Before acting on this information, consider your personal circumstances and seek advice where appropriate.

How to apply

  1. Gather your information

    You’ll need:

    • your CSC member number (found in CSC Navigator or on your annual statement)
    • Tax File Number
    • the amount you’ll transfer to start your TTR account e.g. from your existing PSSap account, other super funds or personal contributions
    • your investment option(s)
    • bank account details to receive payments
    • identity documents for digital verification, or certified copies e.g. your passport and driver licence
    • beneficiary nomination
  2. Complete your application

    Start your application online or download a PDF form.

    For help, call 1300 736 096.

  3. Consolidate your funds

    Based on your application, your funds will be consolidated into your PSSap account (or a PSSap Ancillary account will be set up for you if you don’t already have one).

  4. Your CSCri account will be set up

    Once your information and funds are received and your application is accepted, your account is generally set up in around three business days.

  5. Welcome to CSCri

    You’ll receive a welcome email or letter with your CSCri account details.

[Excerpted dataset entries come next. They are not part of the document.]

+  T g0[KG_RW][4], x0[4][DD], g1[KG_RW][4], x1[4][DD];
+  int64_t s = wave;
+  if (s < nsteps) {
+    load(s, g0, x0);
+#pragma unroll 1
+    for (;;) {
+      const bool more1 = s + 4 < nsteps;
+      if (more1) load(s + 4, g1, x1);
+      step(g0, x0);
+      if (!more1) break;
+      const bool more0 = s + 8 < nsteps;
+      if (more0) load(s + 8, g0, x0);
+      step(g1, x1);
+      if (!more0) break;
+      s += 8;
+    }
+    join();
+  }
+#pragma unroll
+  for (int r = 0; r < KG_RW; ++r)
+#pragma unroll
+    for (int i = 0; i < NS; ++i) {
+      double v = tot[r][i];
+      for (int o = 32; o > 0; o >>= 1) v += __shfl_down(v, o);
+      if (lane == 0) sh[wave][r][i] = v;
+    }
+  __syncthreads();
+  if (threadIdx.x < KG_RW && m0 + threadIdx.x < a.M) {
+    const int r = threadIdx.x;
+    double v[NS];
+#pragma unroll
+    for (int i = 0; i < NS; ++i) v[i] = ((sh[0][r][i] + sh[1][r][i]) + sh[2][r][i]) + sh[3][r][i];
+    const CovGradScale f = covgrad_finish<KIND>((double)static_cast<const T*>(a.sigma)[l], (double)static_cast<const T*>(a.ell)[l]);
+    double* dst = a.acc + ((int64_t)l * a.Mp + m0 + r) * 8;
+#pragma unroll
+    for (int k = 0; k < DD; ++k)
+      if (k < d) dst[k] += f.cz * v[k];
+    dst[4] += (f.c0 * v[DD + 1] + f.c1 * v[DD + 2]) * a.scalar_scale;
+    dst[5] += f.cl * v[DD] * a.scalar_scale;
+  }
+}
+
+template <typename T, int KIND>
+static void kgrad_stationary(const KgradArgs& a, int L, hipStream_t s) {
+  const uintptr_t al = 4 * sizeof(T);
+  const bool vec = reinterpret_cast<uintptr_t>(a.Kbar) % al == 0 && reinterpret_cast<uintptr_t>(a.X) % al == 0 &&
+                   a.ld % 4 == 0 && a.stride % 4 == 0;
+  dim3 grid((unsigned)((a.M + KG_RW - 1) / KG_RW), (unsigned)L), block(256);
+#define GPZ_KG(ND, V) hipLaunchKernelGGL((kgrad_kernel<T, KIND, ND, V>), grid, block, 0, s, a)
+#define GPZ_KG_D(V) \
+  switch (a.d) { case 1: GPZ_KG(1, V); break; case 2: GPZ_KG(2, V); break; default: GPZ_KG(0, V); break; }
+  if (vec) GPZ_KG_D(true) else GPZ_KG_D(false)
+#undef GPZ_KG_D
+#undef GPZ_KG
+}
+
 int kgrad_launch(int dtype, int kind, const KgradArgs& a, int L, hipStream_t s) {
   GPZ_REQUIRE((kind >= 0 && kind <= 2) || kind == GPZ_KERNEL_MATERN12 || kind == GPZ_KERNEL_MATERN52,
               "kgrad: unknown kernel kind %d", kind);
-  dim3 grid((unsigned)((a.M + 3) / 4), (unsigned)L), block(256);
-#define GPZ_KG(T, K) hipLaunchKernelGGL((kgrad_kernel<T, K>), grid, block, 0, s, a)
+  GPZ_REQUIRE(a.d >= 1 && a.d <= 4 && a.M >= 1, "kgrad: bad extents d=%d M=%lld", a.d, (long long)a.M);
 #define GPZ_KG_KINDS(T) \
-  switch (kind) { case 0: GPZ_KG(T, 0); break; case 1: GPZ_KG(T, 1); break; case 4: GPZ_KG(T, 4); break; \
-                  case 5: GPZ_KG(T, 5); break; default: GPZ_KG(T, 2); break; }
+  switch (kind) { case 0: kgrad_stationary<T, 0>(a, L, s); break; case 1: kgrad_stationary<T, 1>(a, L, s); break; \
+                  case 4: kgrad_stationary<T, 4>(a, L, s); break; case 5: kgrad_stationary<T, 5>(a, L, s); break; \
+                  default: hipLaunchKernelGGL((kgrad_mggp_kernel<T>), dim3((unsigned)((a.M + 3) / 4), (unsigned)L), dim3(256), 0, s, a); break; }
   if (dtype == GPZ_F32) GPZ_KG_KINDS(float) else GPZ_KG_KINDS(double)
 #undef GPZ_KG_KINDS
-#undef GPZ_KG
   GPZ_LAUNCH_OK();
   return 0;
 }
diff --git a/gpzoo_amd/csrc/svgp.hip b/gpzoo_amd/csrc/svgp.hip
--- a/gpzoo_amd/csrc/svgp.hip
+++ b/gpzoo_amd/csrc/svgp.hip
@@ -388,6 +388,15 @@
   return env == 1 || (env == 0 && (panel_generates(p->k.kind, p->d) || Mp >= 256));
 }
 
+static bool kbar_panel_path(const gpz_svgp_problem* p, bool f32, int64_t Mp, int64_t ncp) {
+  static const int env = [] {
+    const char* e = getenv("GPZ_SVGP_KBAR");
+    return !e ? 0 : !strcmp(e, "panel") ? 1 : !strcmp(e, "tiles") ? 2 : 0;
+  }();
+  if (!f32 || !panel_supported(Mp, ncp) || !panel_generates(p->k.kind, p->d)) return false;
+  return env != 2;
+}
+
 template <typename T>
 static int svgp_forward_t(const gpz_svgp_problem* p, int64_t chunk, void* ws, size_t ws_bytes, hipStream_t s) {
   const Plan pl = make_plan(p, chunk);
@@ -825,6 +834,7 @@
   float* nt_vpart;
   T* gmc;
   T *LuN, *Hd, *GL, *SwI, *csc, *csd, *PS, *A1, *a3; double *D1, *D2, *D3, *D4, *me, *kacc, *sig_direct;
+  double* kpart;
   int32_t* any_d;
   size_t bytes;
 };
@@ -851,6 +861,7 @@
   b.LuN = b.Hd = b.GL = b.SwI = b.csc = b.csd = b.PS = b.A1 = b.a3 = nullptr;
   b.D1 = b.D2 = b.D3 = b.D4 = b.me = b.kacc = b.sig_direct = nullptr;
   b.any_d = nullptr;
+  b.kpart = nullptr;
   if (full) {
     b.LuN = c.take<T>(mm);
     b.Hd = whitened ? c.take<T>(mm) : nullptr;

You’ll also be able to view all your CSC accounts, including your PSSap account (if applicable), online by logging into CSC Navigator.

Stories from CSCri members Gerard's story

Gerard, a PSS and CSCri member, was diagnosed with bowel cancer, and this drastically changed his retirement plans. He was going to retire early, but instead took advantage of CSCri’s transition to retirement income stream to supplement his sick leave. Gerard appreciated the flexibility, including the ability to vary his income.